Each line that holds the word "which" counts once; give the total for the records below and nothing else.

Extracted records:
[Start of section]

int mfm_get_state(mfm_ctx *ctx, double *w0, double *w, double *V) {
  MFM_TRY(ctx)
  ctx->need_final();
  *w0 = ctx->w0;
  if (ctx->D)
    MFM_HIP_CHECK(hipMemcpyAsync(w, ctx->w.p, (size_t)ctx->D * sizeof(double), hipMemcpyDeviceToHost, ctx->stream));
  if (ctx->K && ctx->D)
    MFM_HIP_CHECK(
        hipMemcpyAsync(V, ctx->V.p, (size_t)ctx->D * ctx->K * sizeof(double), hipMemcpyDeviceToHost, ctx->stream));
  ctx->sync_and_check();
  MFM_CATCH(ctx)
}

int mfm_set_w0(mfm_ctx *ctx, double w0) {
  MFM_TRY(ctx)
  if (w0 != ctx->w0) ensure_e(ctx);
  ctx->w0 = w0;
  MFM_CATCH(ctx)
}

int mfm_zero_w(mfm_ctx *ctx) {
  MFM_TRY(ctx)
  ctx->need_final();
  if (ctx->D) MFM_HIP_CHECK(hipMemsetAsync(ctx->w.p, 0, (size_t)ctx->D * sizeof(double), ctx->stream));
  MFM_CATCH(ctx)
}

static int get_eq(mfm_ctx *ctx, double *dst, int which) {
  MFM_TRY(ctx)
  ctx->need_final();
  materialize_e(ctx);
  if (ctx->N) {
    hipLaunchKernelGGL(k_get_eq, dim3(cdiv(ctx->N, WG)), dim3(WG), 0, ctx->stream, ctx->eq_rows(), ctx->scratch_n.p, ctx->N,
                       which);
    MFM_HIP_CHECK(
        hipMemcpyAsync(dst, ctx->scratch_n.p, (size_t)ctx->N * sizeof(double), hipMemcpyDeviceToHost, ctx->stream));
    MFM_HIP_CHECK(hipStreamSynchronize(ctx->stream));
  }
  MFM_CATCH(ctx)
}
int mfm_get_e(mfm_ctx *ctx, double *e) { return get_eq(ctx, e, 0); }
int mfm_get_q(mfm_ctx *ctx, double *q) {
  if (ctx->finalized && ctx->q_stale_factor >= 0) {
    try {
      ctx->use_device();
      for (auto &B : ctx->blocks)
        if (ctx->cell.ready) block_rowcache(ctx->stream, ctx->timing, *B, ctx->V.p + (size_t)ctx->q_stale_factor * ctx->D + B->col_off, true);
      launch_qbuild(ctx, ctx->V.p + (size_t)ctx->q_stale_factor * ctx->D);
      ctx->q_stale_factor = -1;
    } catch (const std::exception &ex) {
      ctx->err = ex.what();
      return MFM_ERR_RUNTIME;
    }
  }
  return get_eq(ctx, q, 1);
}
int mfm_set_e(mfm_ctx *ctx, const double *e) {
  MFM_TRY(ctx)
  ctx->need_final();
  if (ctx->e_where == EWhere::Dropped) ctx->e_where = EWhere::Rows;
  ctx->e_is_residual = false;
  materialize_e(ctx);
  if (ctx->N) {
    MFM_HIP_CHECK(hipStreamSynchronize(ctx->stream));
    MFM_HIP_CHECK(hipMemcpy(ctx->scratch_n.p, e, (size_t)ctx->N * sizeof(double), hipMemcpyHostToDevice));
    hipLaunchKernelGGL(k_set_eq, dim3(cdiv(ctx->N, WG)), dim3(WG), 0, ctx->stream, ctx->eq_rows(), ctx->scratch_n.p, ctx->N, 0);
    MFM_HIP_CHECK(hipStreamSynchronize(ctx->stream));
  }
  MFM_CATCH(ctx)
}

int mfm_reduce_e(mfm_ctx *ctx, double *sum_e, double *sum_e2) {
  MFM_TRY(ctx)
  ctx->need_final();
  materialize_e(ctx);
  hipStream_t s = ctx->stream;
  {
    TimedLaunch t(ctx->timing, s, KC_REDUCE_E, 8.0 * ctx->N);
    hipLaunchKernelGGL(k_reduce_e_partial, dim3(REDUCE_BLOCKS), dim3(WG), 0, s, ctx->eq_rows(), ctx->N, ctx->red_partial.p);
    hipLaunchKernelGGL(k_reduce_final, dim3(1), dim3(WG), 0, s, ctx->red_partial.p, REDUCE_BLOCKS, ctx->red_out.p);
  }
  ctx->comm.allreduce(ctx->red_out.p, 2);
  double2 *h = ctx->readback(2);
  MFM_HIP_CHECK(hipMemcpyAsync(h, ctx->red_out.p, sizeof(double2), hipMemcpyDeviceToHost, s));
  MFM_HIP_CHECK(hipMemcpyAsync(h + 1, ctx->ls.error.p, sizeof(int), hipMemcpyDeviceToHost, s));
  MFM_HIP_CHECK(hipStreamSynchronize(s));
  ctx->check_coresident(*(const int *)(h + 1));
  *sum_e = h[0].x;
  *sum_e2 = h[0].y;
  MFM_CATCH(ctx)
}

int mfm_shift_e(mfm_ctx *ctx, double delta) {
  MFM_TRY(ctx)
  ctx->need_final();
  materialize_e(ctx);
  ctx->e_is_residual = false;
  if (ctx->N) {
    TimedLaunch t(ctx->timing, ctx->stream, KC_SHIFT_E, 16.0 * ctx->N);
    hipLaunchKernelGGL(k_shift_e, dim3(cdiv(ctx->N, WG)), dim3(WG), 0, ctx->stream, ctx->eq_rows(), ctx->N, delta);
    MFM_HIP_CHECK(hipGetLastError());
  }
  MFM_CATCH(ctx)
}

[End of section]

Exercise solution: 2